● **SOURCE MATERIAL**

+      if (nonlinear) sr = pose_step_trips<true>((double PAS1*)ws.d, (int PAS1*)ws.i, P, nf, pose, last_up, tp.cam, (double PAS3*)sortbuf);
+      else sr = pose_step_trips<false>((double PAS1*)ws.d, (int PAS1*)ws.i, P, nf, pose, last_up, tp.cam, (double PAS3*)sortbuf);
+      block_select_publish(sr, hist, selmm);
+      __syncthreads();
+    }
     POSE_STAMP(1);
     const double override_sigma = iter > 5 ? (stage == 0 ? 1.0 : 16.0) : 0.0;
     calc_pose_update(ws, pts, nf, tp, override_sigma, stage == 1 && iter == 9, sortbuf, &pose, last_up, hist, sel, selmm);
@@ -993,13 +1024,9 @@
 #pragma unroll
     for (int u = 0; u < POSE_GB; u++) {
       const int e = e0 + u * POSE_THREADS, ec = e < nf ? e : nf - 1;
-      idx[u] = ws.i[P + ec]; fl[u] = ws.i[ec];
+      idx[u] = ws.i[P + ec]; fl[u] = ws.i[ec]; lv[u] = ws.i[2 * P + ec];
 #pragma unroll
       for (int c = 0; c < 11; c++) v[u][c] = ws.d[c * P + ec];
-    }
-    if (stage != 0) {
-#pragma unroll
-      for (int u = 0; u < POSE_GB; u++) lv[u] = m.pt_level[(size_t)s * P + idx[u]];
     }
 #pragma unroll
     for (int u = 0; u < POSE_GB; u++) {
@@ -1024,6 +1051,25 @@
     return;
   }
   __syncthreads();
+  const int n_kf = st->n_kf;
+  double depth_mean = 0, wiggle_depth_norm = 0, vel[6] = {0, 0, 0, 0, 0, 0};
+  int recovered_now = 0, att[NLEV] = {0, 0, 0, 0}, fnd[NLEV] = {0, 0, 0, 0}, lost_frames = 0, frame = 0, last_kf_dropped = 0, ba_countdown = 0;
+  Pose start_pose;
+  if (threadIdx.x == 0) {
+    depth_mean = st->depth_mean; wiggle_depth_norm = st->wiggle_depth_norm; recovered_now = st->recovered_now;
+    for (int i = 0; i < 6; i++) vel[i] = st->velocity[i];
+    for (int i = 0; i < NLEV; i++) { att[i] = st->attempted[i]; fnd[i] = st->found[i]; }
+    lost_frames = st->lost_frames; frame = st->frame; last_kf_dropped = st->last_kf_dropped; ba_countdown = st->ba_countdown;
+    start_pose = st->start_pose;
+  }
+  if (wave == POSE_WAVES - 1) {
+    const Pose* kfp = m.kf_pose + (size_t)s * tp.max_keyframes;
+    double closest = 9999999999.9;
+    for (int k = lane; k < n_kf; k += 64) { const double d = kf_linear_dist(pose, kfp[k]); if (d < closest) closest = d; }
+#pragma unroll
+    for (int o = 32; o >= 1; o >>= 1) { const double d = __shfl_xor(closest, o); if (d < closest) closest = d; }
+    if (lane == 0) red[2] = closest;
+  }
   if (threadIdx.x < 2) {
     double a = 0.0;
     const bool sq = threadIdx.x == 1;
@@ -1040,35 +1086,33 @@
   }
   __syncthreads();
   if (threadIdx.x != 0) return;
-  const double dSum = red[0], dSumSq = red[1];
+  const double dSum = red[0], dSumSq = red[1], closest = red[2];
   const int nNum = nf;
   if (nNum > 20) {
-    st->depth_mean = dSum / nNum;
-    st->depth_sigma = sqrt((dSumSq / nNum) - (st->depth_mean) * (st->depth_mean));
+    depth_mean = dSum / nNum;
+    st->depth_mean = depth_mean;
+    st->depth_sigma = sqrt((dSumSq / nNum) - (depth_mean) * (depth_mean));
   }
   st->pose_cur = pose; st->pose_final = pose;
-  const bool recovered = st->recovered_now != 0;
+  const bool recovered = recovered_now != 0;
   st->recovered_now = 0;
   if (!recovered) {
-    const Pose nfo = pose_mul(pose, pose_inverse(st->start_pose));
+    const Pose nfo = pose_mul(pose, pose_inverse(start_pose));
     double motion[6];
     se3_ln(nfo, motion);
     double ss = 0;
     for (int i = 0; i < 6; i++) {
-      st->velocity[i] = 0.9 * (0.5 * motion[i] + 0.5 * st->velocity[i]);
-      double v = st->velocity[i];
-      if (i < 3) v *= 1.0 / st->depth_mean;
+      double v = 0.9 * (0.5 * motion[i] + 0.5 * vel[i]);
+      st->velocity[i] = v;
+      if (i < 3) v *= 1.0 / depth_mean;
       ss += v * v;
     }
     st->msd_vel = sqrt(ss);
   }
-  const Pose* kfp = m.kf_pose + (size_t)s * tp.max_keyframes;
-  double closest = 9999999999.9;
-  for (int k = 0; k < st->n_kf; k++) { const double d = kf_linear_dist(pose, kfp[k]); if (d < closest) closest = d; }
+  int quality;
   {
     int ta = 0, tf = 0, la = 0, lf = 0;
-    for (int i = 0; i < NLEV; i++) { ta += st->attempted[i]; tf += st->found[i]; if (i >= 2) { la += st->attempted[i]; lf += st->found[i]; } }
-    int quality;
+    for (int i = 0; i < NLEV; i++) { ta += att[i]; tf += fnd[i]; if (i >= 2) { la += att[i]; lf += fnd[i]; } }
     if (tf == 0 || ta == 0) quality = 0;
     else {
       const double dTotal = (double)tf / ta;
@@ -1076,17 +1120,17 @@
       if (dTotal > 0.3) quality = 2; else if (dLarge < 0.13) quality = 0; else quality = 1;
     }
     if (quality == 1 && closest > tp.wiggle_scale * 10.0) quality = 0;
-    if (quality == 0) st->lost_frames++; else st->lost_frames = 0;
+    st->lost_frames = quality == 0 ? lost_frames + 1 : 0;
     st->quality = quality;
   }
   if (!recovered) {
     double dDist = closest;
-    dDist *= (1.0 / st->depth_mean);
-    const bool need = dDist > tp.max_kf_dist_wiggle_mult * st->wiggle_depth_norm;
-    if (st->quality == 2 && need && st->frame - st->last_kf_dropped > tp.min_frames_between_kf &&
-        (st->n_kf < tp.max_keyframes || (tp.keyframe_retire && st->ba_countdown <= 0))) {
+    dDist *= (1.0 / depth_mean);
+    const bool need = dDist > tp.max_kf_dist_wiggle_mult * wiggle_depth_norm;
+    if (quality == 2 && need && frame - last_kf_dropped > tp.min_frames_between_kf &&
+        (n_kf < tp.max_keyframes || (tp.keyframe_retire && ba_countdown <= 0))) {
       st->kf_pending = 1;
-      st->last_kf_dropped = st->frame;
+      st->last_kf_dropped = frame;
     }
   }
   POSE_STAMP(9);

● **AIM OF THE EXERCISE**
Repeat each line of the data above, exactly as it appears, from the first through the line that contains "-1024,6 +1051,25 @@".

● **FINISHED TASK**
+      if (nonlinear) sr = pose_step_trips<true>((double PAS1*)ws.d, (int PAS1*)ws.i, P, nf, pose, last_up, tp.cam, (double PAS3*)sortbuf);
+      else sr = pose_step_trips<false>((double PAS1*)ws.d, (int PAS1*)ws.i, P, nf, pose, last_up, tp.cam, (double PAS3*)sortbuf);
+      block_select_publish(sr, hist, selmm);
+      __syncthreads();
+    }
     POSE_STAMP(1);
     const double override_sigma = iter > 5 ? (stage == 0 ? 1.0 : 16.0) : 0.0;
     calc_pose_update(ws, pts, nf, tp, override_sigma, stage == 1 && iter == 9, sortbuf, &pose, last_up, hist, sel, selmm);
@@ -993,13 +1024,9 @@
 #pragma unroll
     for (int u = 0; u < POSE_GB; u++) {
       const int e = e0 + u * POSE_THREADS, ec = e < nf ? e : nf - 1;
-      idx[u] = ws.i[P + ec]; fl[u] = ws.i[ec];
+      idx[u] = ws.i[P + ec]; fl[u] = ws.i[ec]; lv[u] = ws.i[2 * P + ec];
 #pragma unroll
       for (int c = 0; c < 11; c++) v[u][c] = ws.d[c * P + ec];
-    }
-    if (stage != 0) {
-#pragma unroll
-      for (int u = 0; u < POSE_GB; u++) lv[u] = m.pt_level[(size_t)s * P + idx[u]];
     }
 #pragma unroll
     for (int u = 0; u < POSE_GB; u++) {
@@ -1024,6 +1051,25 @@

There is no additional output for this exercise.